Not much to add here, extremely excited about this and confident we'll be able to hash out the a version of this that will benefit the Swift project in its entirety, and not just in some parts of it.

I know for certain the don't-lock-step-with-OS is front and center on people's minds here and I'm hopeful we'll find some workable model here.

Looking forward to all the work and discussions in this area!

4 Likes

Great to see this happening. :smiley:

Our focus is on abstractions and the developer experience atop HTTP. We aim to enable developers to build innovative services with HTTP and Swift

common protocol implementations, such as TLS, HTTP/1.1, HTTP/2, HTTP/3, QUIC, and WebSockets, can be shared rather than reimplemented by each framework. A single, well-tested HTTP/3 implementation benefits every client and server that uses it.

Could you talk about which of the specific tech standards that you list will the emphasis be on, eg I see HTTP/3 and QUIC was never supported by NIO? Earlier HTTP versions are pretty outdated at this point and most apps will likely want to use the latest.

Importantly, disabling a protocol or feature should, if possible, remove any required code from the binary.

Will new Swift tooling be needed for this, or just using what is already there better? The Android workgroup has been discussing this lately also, for better code thinning of Android shared libraries that already dropped FoundationInternationalization and ICU and would like to slim down further.

not reinvent the underlying transport mechanisms.

While I understand the emphasis on existing standard protocols, I think there should also be an attempt to enable protocol innovation by app devs, if not attempting some yourself. I doubt HTTP/3, a shift from the old request-response text protocol to a more streamlined session-oriented protocol is really the best transport for most apps.
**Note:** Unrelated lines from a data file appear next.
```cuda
__device__ __forceinline__ uint32_t smem_u32(const void* p) {
    return static_cast<uint32_t>(__cvta_generic_to_shared(p));
}

__device__ __forceinline__ uint32_t lane_id() {
    uint32_t l;
    asm volatile("mov.u32 %0, %%laneid;" : "=r"(l));
    return l;
}

__device__ __forceinline__ uint32_t cluster_ctarank() {
    uint32_t r;
    asm volatile("mov.u32 %0, %%cluster_ctarank;" : "=r"(r));
// ... 118 lines not shown
}

__device__ __forceinline__ void tma_store_commit() { asm volatile("cp.async.bulk.commit_group;" ::: "memory"); }

template <int N>
__device__ __forceinline__ void tma_store_wait_read() {
    asm volatile("cp.async.bulk.wait_group.read %0;" ::"n"(N) : "memory");
}
template <int N>
__device__ __forceinline__ void tma_store_wait() {
    asm volatile("cp.async.bulk.wait_group %0;" ::"n"(N) : "memory");
}

template <int N>
__device__ __forceinline__ void reg_dealloc() {
    asm volatile("setmaxnreg.dec.sync.aligned.u32 %0;" ::"n"(N));
}
template <int N>
__device__ __forceinline__ void reg_alloc() {
    asm volatile("setmaxnreg.inc.sync.aligned.u32 %0;" ::"n"(N));
}

__device__ __forceinline__ uint32_t pack_bf16x2(float lo, float hi) {
    __nv_bfloat162 v = __floats2bfloat162_rn(lo, hi);
    return *reinterpret_cast<uint32_t*>(&v);
}
__device__ __forceinline__ float bf16_lo(uint32_t v) { return __uint_as_float(v << 16); }
__device__ __forceinline__ float bf16_hi(uint32_t v) { return __uint_as_float(v & 0xFFFF0000u); }

__device__ __forceinline__ void named_bar_sync(uint32_t id, uint32_t nthreads) {
    asm volatile("bar.sync %0, %1;" ::"r"(id), "r"(nthreads) : "memory");
}

__device__ __forceinline__ void st_shared_b32(uint32_t addr, uint32_t a) {
    asm volatile("st.shared.b32 [%0], %1;" ::"r"(addr), "r"(a) : "memory");
}

__device__ __forceinline__ void st_shared_v4(uint32_t addr, uint32_t a, uint32_t b, uint32_t c, uint32_t d) {
    asm volatile("st.shared.v4.b32 [%0], {%1, %2, %3, %4};" ::"r"(addr), "r"(a), "r"(b), "r"(c), "r"(d) : "memory");
}

}
```

### vit_10b_fsdp_example_b200/ops/cuda_ops.py

```python
from __future__ import annotations

from typing import Optional

import torch

from . import native

NAME = "sm100"


class _CountingModule:

    def __init__(self, mod):
        object.__setattr__(self, "_mod", mod)
        object.__setattr__(self, "count", 0)

    def __getattr__(self, name):
        fn = getattr(self._mod, name)
        if not callable(fn):
            return fn

        def wrapped(*a, **k):
            object.__setattr__(self, "count", self.count + 1)
            return fn(*a, **k)

        object.__setattr__(self, name, wrapped)
        return wrapped


_C = _CountingModule(native.load())


def launch_count() -> int:
    return _C.count

ACT_NONE, ACT_GELU, ACT_DGELU, ACT_SWIGLU, ACT_DSWIGLU = 0, 1, 2, 3, 4
import os as _os

FUSE_ACT_MIN_K = int(_os.environ.get("B200_FUSE_ACT_MIN_K", "2048"))
SWIGLU_FWD_MIN_K = 1536
SWIGLU_DGRAD_K = (1536, 2048)

_max_ctas = 0


def set_compute_max_ctas(n: int) -> None:
    global _max_ctas
    _max_ctas = int(n)


_gemm_cluster = 0


def set_gemm_cluster(n: int) -> None:
    global _gemm_cluster
    assert n in (0, 1, 2), n
    _gemm_cluster = int(n)


def _ld(t: torch.Tensor) -> int:
    assert t.dim() == 2 and t.stride(1) == 1, "expected a row-major 2-D (possibly strided) matrix"
    return t.stride(0)


def _pad8(n: int) -> int:
    return (n + 7) // 8 * 8


def _tma_rows(t: torch.Tensor) -> torch.Tensor:
    if t.stride(1) == 1 and t.stride(0) % 8 == 0 and t.data_ptr() % 16 == 0:
        return t
    rows, cols = t.shape
    buf = torch.zeros(rows, _pad8(cols), dtype=t.dtype, device=t.device)
    buf[:, :cols].copy_(t)
    return buf[:, :cols]


def _bias_ok(b: Optional[torch.Tensor]) -> Optional[torch.Tensor]:
    if b is None or b.numel() % 8 == 0:
        return b
    buf = torch.zeros(_pad8(b.numel()), dtype=b.dtype, device=b.device)
    buf[: b.numel()].copy_(b)
    return buf


def gemm_raw(a, lda, major_a, b, ldb, major_b, d, ldd, M, N, K, *, bias=None, residual=None, ld_res=0,
             res_row_mod=0, aux_in=None, ld_aux=0, aux_out=None, ld_aux_out=0, colsum=None, colsum_bi_stride=0,
             act=ACT_NONE, batch=(), block_n=0, cluster=None, max_ctas=None, ag=(), row_scale=None, rows_per_scale=0):
    _C.gemm(a, lda, major_a, b, ldb, major_b, d, ldd, M, N, K, bias, residual, ld_res, res_row_mod, aux_in, ld_aux,
            aux_out, ld_aux_out, colsum, colsum_bi_stride, act, list(batch), block_n,
            _gemm_cluster if cluster is None else cluster, _max_ctas if max_ctas is None else max_ctas, list(ag),
            row_scale, rows_per_scale)


def ln_fwd(x, w, b, eps: float):
    rows = x.shape[0]
    y = torch.empty_like(x)
    mean = torch.empty(rows, dtype=torch.float32, device=x.device)
    rstd = torch.empty(rows, dtype=torch.float32, device=x.device)
    _C.layernorm_fwd(x, w, b, y, mean, rstd, eps)
    return y, mean, rstd


def ln_bwd(dy, x, w, mean, rstd, dres=None, want_dxsum: bool = False):
    D = x.shape[1]
    dx = torch.empty_like(x)
    acc = torch.zeros(3 if want_dxsum else 2, D, dtype=torch.float32, device=x.device)
    _C.layernorm_bwd(dy, x, w, mean, rstd, dres, dx, acc[0], acc[1], acc[2] if want_dxsum else None)
    return dx, acc[0], acc[1], (acc[2] if want_dxsum else None)


def qk_norm_fwd(qkv, H: int, hd: int, wq, bq, wk, bk, eps: float, inplace: bool = False):
    T = qkv.shape[0]
    out = qkv if inplace else torch.empty(T, 3 * H * hd, dtype=qkv.dtype, device=qkv.device)
    mean = torch.empty(T * 2 * H, dtype=torch.float32, device=qkv.device)
    rstd = torch.empty(T * 2 * H, dtype=torch.float32, device=qkv.device)
    _C.qk_norm_fwd(qkv, wq, bq, wk, bk, out, mean, rstd, H, hd, float(eps))
    return out, mean, rstd


def qk_norm_bwd(dqkv, qkv, H: int, hd: int, wq, wk, mean, rstd):
    acc = torch.zeros(4 * hd + 2 * H * hd, dtype=torch.float32, device=qkv.device)
    dwq, dbq, dwk, dbk = acc[:4 * hd].view(4, hd)
    cs = acc[4 * hd:]
    _C.qk_norm_bwd(dqkv, qkv, wq, wk, mean, rstd, dwq, dbq, dwk, dbk, cs, H, hd)
# ... 390 lines not shown
```

Baseline: 154.3.

## Add ping-pong consumer schedule for dGELU GEMMs with 64-row tiles

Adds a ping-pong GEMM variant where the two consumer warpgroups each own alternate 64-row tiles and take turns on the tensor cores through named-barrier ordering, so one warpgroup's epilogue overlaps the other's MMA mainloop. By default it is selected for block_n=256 GEMMs with a dGELU epilogue and then uses a 2-CTA cluster. It adds a schedule parameter plumbed from Python. The trade-off is smaller M tiles, which mean more B-operand traffic per FLOP, plus extra synchronisation between warpgroups.

Result: no change. 153.9, median of 6 (-0.3%).

```diff
diff --git a/vit_10b_fsdp_example_b200/csrc/bindings.cpp b/vit_10b_fsdp_example_b200/csrc/bindings.cpp
--- a/vit_10b_fsdp_example_b200/csrc/bindings.cpp
+++ b/vit_10b_fsdp_example_b200/csrc/bindings.cpp
@@ -35,7 +35,7 @@
           int64_t M, int64_t N, int64_t K, OptT bias, OptT residual, int64_t ld_res, int64_t res_row_mod, OptT aux_in,
           int64_t ld_aux, OptT aux_out, int64_t ld_aux_out, OptT colsum, int64_t colsum_bi_stride, int64_t act,
           std::vector<int64_t> batch, int64_t block_n, int64_t cluster, int64_t max_ctas, std::vector<int64_t> ag,
-          OptT row_scale, int64_t rows_per_scale) {
+          OptT row_scale, int64_t rows_per_scale, int64_t schedule) {
     c10::cuda::CUDAGuard guard(a.device());
     b200::GemmOperand A, B, D, X;
     A.ptr = bf16_ptr(a), A.ld = lda;
@@ -74,7 +74,8 @@
         for (int64_t r = 0; r < ag[0]; ++r) fuse.peer_src[r] = static_cast<uint64_t>(ag[6 + r]);
     }
     b200::gemm_bf16(A, (int)major_a, B, (int)major_b, D, aux_out.has_value() ? &X : nullptr, (int)M, (int)N, (int)K, e,
-                    (int)block_n, (int)cluster, (int)max_ctas, cur_stream(), ag.empty() ? nullptr : &fuse);
+                    (int)block_n, (int)cluster, (int)schedule, (int)max_ctas, cur_stream(),
+                    ag.empty() ? nullptr : &fuse);
 }
 
 void layernorm_fwd(Tensor x, Tensor gamma, Tensor beta, Tensor y, Tensor mean, Tensor rstd, double eps) {
diff --git a/vit_10b_fsdp_example_b200/csrc/gemm_sm90.cu b/vit_10b_fsdp_example_b200/csrc/gemm_sm90.cu
--- a/vit_10b_fsdp_example_b200/csrc/gemm_sm90.cu
+++ b/vit_10b_fsdp_example_b200/csrc/gemm_sm90.cu
@@ -86,11 +86,20 @@
 }
 __device__ __forceinline__ float sigmoid_approx(float x) { return rcp_approx(1.0f + __expf(-x)); }
 
-template <int kMajorA, int kMajorB, int BLOCK_N, int kStages, int kClusterM, bool kRowScale, int kGlu>
+template <int kStages>
+__device__ __forceinline__ void skip_kblocks(uint32_t& stage, uint32_t& phase, int n) {
+    const uint32_t pos = stage + static_cast<uint32_t>(n);
+    stage = pos % kStages;
+    phase ^= (pos / kStages) & 1u;
+}
+
+template <int kMajorA, int kMajorB, int BLOCK_N, int kStages, int kClusterM, bool kRowScale, int kGlu,
+          bool kPingPong = false>
 __device__ __forceinline__ void gemm_bf16_sm90_body(const CUtensorMap& tmap_a, const CUtensorMap& tmap_b,
                                                     const CUtensorMap& tmap_d, const CUtensorMap& tmap_aux,
                                                     const KernelParams& p) {
-    constexpr int kABytes = kBlockM * kBlockK * 2;
+    constexpr int kTileM = kPingPong ? 64 : kBlockM;
+    constexpr int kABytes = kTileM * kBlockK * 2;
     constexpr int kBBytes = BLOCK_N * kBlockK * 2;
     constexpr int kStageBytes = kABytes + kBBytes;
     constexpr int kTileN = kGlu == kActSwiglu ? BLOCK_N / 2 : BLOCK_N;
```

Further, it would be good to see new possibilities unlocked, eg using DHTs more so that apps can easily share data locally, say in a group chat or a neighborhood app, without having to hit centralized servers all the time.

I remember with the rise of mobile a decade and a half ago, there was a lot of enthusiasm that it would lead to a golden age of app network protocols, as devs experimented much more with optimizing their app networking.

That hope has decidedly failed, but you could certainly help resurrect it or work on some new approaches yourself, in addition to providing these standards.

4 Likes

I agree. While we absolutely need a good networking library or framework, such a framework would be too large to be a part of the language itself. Indy immediately comes to mind.

I do not expect HTTP/1.1 to ever go away. However, HTTP/3 is a critical feature requirement for this effort.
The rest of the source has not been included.